**INPUT DATA**
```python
def set_deterministic(on):
    lib = load()
    prev = bool(lib.sfod_get_deterministic())
    lib.sfod_set_deterministic(int(bool(on)))
    return prev


def set_bn_finalize_fused(on):
    load().sfod_set_bn_finalize_fused(int(bool(on)))


def set_conv3x3_m16(on):
    load().sfod_set_conv3x3_m16(int(on))


_const_cache = {}


def dev_const(values, dtype, device):
    key = (values, dtype, str(device))
    t = _const_cache.get(key)
    if t is None:
        if len(_const_cache) > 4096:
            _const_cache.clear()
        t = torch.tensor(values, dtype=dtype).to(device)
        _const_cache[key] = t
    return t


_PIN_SLOTS, _PIN_WIDTH = 32, 64
_pin_ring = {}


def _pinned_upload_i64(values, dev):
    n = len(values)
    if n > _PIN_WIDTH:
        return torch.tensor(values, dtype=torch.int64).to(dev)
    st = _pin_ring.get(dev)
    if st is None:
        st = {"buf": torch.empty(_PIN_SLOTS, _PIN_WIDTH, dtype=torch.int64).pin_memory(), "ev": [None] * _PIN_SLOTS,
              "next": 0}
        _pin_ring[dev] = st
    i = st["next"]
    st["next"] = (i + 1) % _PIN_SLOTS
    if st["ev"][i] is not None:
        st["ev"][i].synchronize()
    slot = st["buf"][i, :n]
    slot.copy_(torch.tensor(values, dtype=torch.int64))
    out = slot.to(dev, non_blocking=True)
    ev = torch.cuda.Event()
    ev.record()
    st["ev"][i] = ev
    return out


def preprocess(images_u8, Hp, Wp, cpad, mean, std, dt):
    dev = images_u8[0].device
    B = len(images_u8)
    imgs = [im.contiguous() for im in images_u8]
    ptrs = _pinned_upload_i64([im.data_ptr() for im in imgs], dev)
    sizes = dev_const(tuple((int(im.shape[1]), int(im.shape[2])) for im in imgs), torch.int32, dev)
    out = torch.empty(B, Hp, Wp, cpad, dtype=torch_dtype(dt), device=dev)
    m = (ctypes.c_float * 3)(*mean)
    s = (ctypes.c_float * 3)(*std)
    lib = load()
# ... 1269 lines not shown
```

Before: 164.6.

## Software-pipeline LDS transpose reads with MFMA in wide bf16x3 wgrad kernel

```diff
diff --git a/include/sfod_hip.h b/include/sfod_hip.h
--- a/include/sfod_hip.h
+++ b/include/sfod_hip.h
@@ -58,6 +58,7 @@
 int sfod_get_deterministic(void);
 int sfod_set_conv3x3_m16(int on);
 int sfod_set_wgrad3x3_pipe(int on);
+int sfod_set_wgrad_wide_pipe(int on);
 int sfod_conv_fwd_algo(int B, int H, int W, int Cin, int Cout, int ksize, int dt);
 
 int sfod_conv_first_supported(int B, int H, int W, int Cin, int Cout, int dt, int ldy);
diff --git a/simple-sfod_amd/csrc/conv_internal.h b/simple-sfod_amd/csrc/conv_internal.h
--- a/simple-sfod_amd/csrc/conv_internal.h
+++ b/simple-sfod_amd/csrc/conv_internal.h
@@ -1,5 +1,16 @@
 #pragma once
 #include "common.h"
+
+typedef __attribute__((ext_vector_type(4))) short s16x4;
+template <int OFF> __device__ __forceinline__ s16x4 tr_read(unsigned addr) {
+  s16x4 v;
+  asm volatile("ds_read_b64_tr_b16 %0, %1 offset:%2" : "=v"(v) : "v"(addr), "n"(OFF));
+  return v;
+}
+template <int N> __device__ __forceinline__ void wait_lgkm() {
+  asm volatile("s_waitcnt lgkmcnt(%0)" ::"n"(N) : "memory");
+  __builtin_amdgcn_sched_barrier(0);
+}
 
 struct P3Plan {
   int ok;
diff --git a/simple-sfod_amd/csrc/gemm_conv.hip b/simple-sfod_amd/csrc/gemm_conv.hip
--- a/simple-sfod_amd/csrc/gemm_conv.hip
+++ b/simple-sfod_amd/csrc/gemm_conv.hip
@@ -1,5 +1,6 @@
 #include "conv_internal.h"
 #include <algorithm>
+#include <type_traits>
 
 typedef __attribute__((ext_vector_type(8))) __bf16 bf16x8;
 typedef __attribute__((ext_vector_type(4))) short s16x4;
@@ -1067,6 +1068,10 @@
 }
 
 
+__device__ __forceinline__ bf16x8 x3w_cat8(s16x4 a, s16x4 b) {
+  return __builtin_bit_cast(bf16x8, __builtin_shufflevector(a, b, 0, 1, 2, 3, 4, 5, 6, 7));
+}
+template <bool LIN, bool PIPE>
 __global__ void __launch_bounds__(512)
 k_conv_wgrad_x3w(const bf16_t* __restrict__ x, const bf16_t* __restrict__ dy, float* __restrict__ dw, WgradArgs a) {
   constexpr int BM = 128, BN = 256, BKP = 32;
@@ -1091,6 +1096,7 @@
 
   int a_prow[AI], a_goff[AI];
   bool a_ok[AI];
+  const bf16_t* a_src[AI];
   for (int i = 0; i < AI; ++i) {
     const int o = (wave * AI + i) * 1024 + lane * 16;
     const int prow = o / RA, pcol = (o % RA) >> 4;
@@ -1099,9 +1105,11 @@
     a_prow[i] = prow;
     a_goff[i] = col * 2 + (lc >> 4) * 8;
     a_ok[i] = (col + 8 <= a.lddy) && (col < a.Cout);
+    a_src[i] = dy + (int64_t)(p_begin + prow) * a.lddy * 2 + a_goff[i];
   }
   int b_prow[BI], b_tap[BI], b_cc[BI], b_oy[BI], b_ox[BI];
   bool b_ok[BI];
+  const bf16_t* b_src[BI] = {};
   for (int i = 0; i < BI; ++i) {
     const int o = (wave * BI + i) * 1024 + lane * 16;
     const int prow = o / RB, pcol = (o % RB) >> 4;
@@ -1113,15 +1121,38 @@
     b_tap[i] = tap;
     b_cc[i] = cc * 2 + (lc >> 5);
     b_ok[i] = (nq < a.nchunks) && (tap < taps);
-    const int rem = (p_begin + prow) % (a.H * a.W);
-    b_oy[i] = rem / a.W;
-    b_ox[i] = rem % a.W;
-  }
+    if constexpr (LIN) {
+      b_src[i] = x + (int64_t)(p_begin + prow) * a.Cin * 2 + (int64_t)b_cc[i] * 8;
+      b_oy[i] = b_ox[i] = 0;
+    } else {
+      const int rem = (p_begin + prow) % (a.H * a.W);
+      b_oy[i] = rem / a.W;
+      b_ox[i] = rem % a.W;
+    }
+  }
+  const int64_t a_step = (int64_t)BKP * a.lddy * 2, b_step = (int64_t)BKP * a.Cin * 2;
 
   auto stage_load = [&](int kt, int buf) {
     unsigned char* sA = smem + buf * STAGE;
     unsigned char* sB = sA + TA;
     const int pbase = p_begin + kt * BKP;
+    if constexpr (LIN) {
+#pragma unroll
+      for (int i = 0; i < AI; ++i) {
+        const int pix = pbase + a_prow[i];
+        const void* src = (pix < p_end && a_ok[i]) ? (const void*)a_src[i] : (const void*)g_zero_page;
+        glds16(src, sA + (wave * AI + i) * 1024);
+        a_src[i] += a_step;
+      }
+#pragma unroll
+      for (int i = 0; i < BI; ++i) {
+        const int pix = pbase + b_prow[i];
+        const void* src = (pix < p_end && b_ok[i]) ? (const void*)b_src[i] : (const void*)g_zero_page;
+        glds16(src, sB + (wave * BI + i) * 1024);
+        b_src[i] += b_step;
+      }
+      return;
+    }
 #pragma unroll
     for (int i = 0; i < AI; ++i) {
       const int pix = pbase + a_prow[i];
@@ -1205,6 +1236,83 @@
     }
   };
 
+  unsigned fa[2], fb[2];
+  {
+    const unsigned lds0 = (unsigned)(uintptr_t)LDS_PTR(smem);
+    const int sw = tq << 6;
+#pragma unroll
+    for (int f = 0; f < 2; ++f) {
+      const int ca = (wr * 64 + f * 32 + (g16 & 1) * 16 + 4 * tp) * 2;
+      const int cb = (wc * 64 + f * 32 + (g16 & 1) * 16 + 4 * tp) * 2;
+      fa[f] = lds0 + (unsigned)((8 * h + tq) * RA + (ca ^ sw));
+      fb[f] = lds0 + (unsigned)(TA + (8 * h + tq) * RB + (cb ^ sw));
+    }
+  }
+  auto issue_hl = [&](auto S, s16x4* d, const unsigned* ra, const unsigned* rb) {
+    constexpr int OA = 16 * decltype(S)::value * RA, OB = 16 * decltype(S)::value * RB + RB / 2;
+#ifdef WGX3W_KO_READS
+    asm volatile("" : "+v"(d[0]), "+v"(d[1]), "+v"(d[2]), "+v"(d[3]), "+v"(d[4]), "+v"(d[5]), "+v"(d[6]), "+v"(d[7]));
+    (void)ra; (void)rb;
+    return;
+#endif
+    d[0] = tr_read<OA>(ra[0]); d[1] = tr_read<OA + 4 * RA>(ra[0]);
+    d[2] = tr_read<OA>(ra[1]); d[3] = tr_read<OA + 4 * RA>(ra[1]);
+    d[4] = tr_read<OB>(rb[0]); d[5] = tr_read<OB + 4 * RB>(rb[0]);
+    d[6] = tr_read<OB>(rb[1]); d[7] = tr_read<OB + 4 * RB>(rb[1]);
+  };
+  auto issue_lh = [&](auto S, s16x4* d, const unsigned* ra, const unsigned* rb) {
+    constexpr int OA = 16 * decltype(S)::value * RA + RA / 2, OB = 16 * decltype(S)::value * RB;
+#ifdef WGX3W_KO_READS
+    asm volatile("" : "+v"(d[0]), "+v"(d[1]), "+v"(d[2]), "+v"(d[3]), "+v"(d[4]), "+v"(d[5]), "+v"(d[6]), "+v"(d[7]));
+    (void)ra; (void)rb;
+    return;
+#endif
+    d[0] = tr_read<OA>(ra[0]); d[1] = tr_read<OA + 4 * RA>(ra[0]);
+    d[2] = tr_read<OA>(ra[1]); d[3] = tr_read<OA + 4 * RA>(ra[1]);
+    d[4] = tr_read<OB>(rb[0]); d[5] = tr_read<OB + 4 * RB>(rb[0]);
+    d[6] = tr_read<OB>(rb[1]); d[7] = tr_read<OB + 4 * RB>(rb[1]);
+  };
+  auto mfma4 = [&](const s16x4* da, const s16x4* db) {
+#pragma unroll
+    for (int i = 0; i < 2; ++i)
+#pragma unroll
+      for (int j = 0; j < 2; ++j) {
+#ifdef WGX3W_KO_MFMA
+        asm volatile("" ::"v"(da[2 * i]), "v"(da[2 * i + 1]), "v"(db[2 * j]), "v"(db[2 * j + 1]));
+        acc[i][j][0] += 1.0f;
+#else
+        acc[i][j] = __builtin_amdgcn_mfma_f32_32x32x16_bf16(x3w_cat8(da[2 * i], da[2 * i + 1]), x3w_cat8(db[2 * j], db[2 * j + 1]),
+                                                            acc[i][j], 0, 0, 0);
+#endif
+      }
+  };
+  auto stage_compute_pipe = [&](int buf, auto&& load) {
+    const unsigned sb = (unsigned)(buf * STAGE);
+    const unsigned ra[2] = {fa[0] + sb, fa[1] + sb}, rb[2] = {fb[0] + sb, fb[1] + sb};
+    using S0 = std::integral_constant<int, 0>;
+    using S1 = std::integral_constant<int, 1>;
+#ifdef WGX3W_KO_READS
+    s16x4 p[8] = {}, q[8] = {}, u[8] = {}, v[8] = {};
+#else
+    s16x4 p[8], q[8], u[8], v[8];
+#endif
+    issue_hl(S0{}, p, ra, rb);
+    issue_lh(S0{}, q, ra, rb);
+    load();
+    wait_lgkm<8>();
+    mfma4(p, p + 4);
+    issue_hl(S1{}, u, ra, rb);
+    wait_lgkm<8>();
+    mfma4(q, q + 4);
+    mfma4(p, q + 4);
+    issue_lh(S1{}, v, ra, rb);
+    wait_lgkm<8>();
+    mfma4(u, u + 4);
+    wait_lgkm<0>();
+    mfma4(v, v + 4);
+    mfma4(u, v + 4);
+  };
+
   const int KT = (p_end - p_begin + BKP - 1) / BKP;
   stage_load(0, 0);
   if (KT > 1) stage_load(1, 1);
@@ -1212,10 +1320,21 @@
   for (int kt = 0; kt < KT; ++kt) {
     if (kt + 1 < KT) asm volatile("s_waitcnt vmcnt(%0) lgkmcnt(0)" ::"n"(AI + BI) : "memory");
     else asm volatile("s_waitcnt vmcnt(0) lgkmcnt(0)" ::: "memory");
+#ifdef WGX3W_KO_BARRIER
+    if constexpr (!PIPE)
+#endif
     __builtin_amdgcn_s_barrier();
     asm volatile("" ::: "memory");
-    if (kt + 2 < KT) stage_load(kt + 2, nxt);
-    stage_compute(cur);
+    if constexpr (PIPE) {
+#ifdef WGX3W_KO_DMA
+      stage_compute_pipe(cur, [&]() {});
+#else
+      stage_compute_pipe(cur, [&]() { if (kt + 2 < KT) stage_load(kt + 2, nxt); });
+#endif
+    } else {
+      if (kt + 2 < KT) stage_load(kt + 2, nxt);
+      stage_compute(cur);
+    }
     cur = (cur == 2) ? 0 : cur + 1;
     nxt = (nxt == 2) ? 0 : nxt + 1;
   }
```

**WHAT TO DO**
Across the entries, tally every line that contains the word "csrc" and report the sum by itself.

**ANSWER SPACE**
6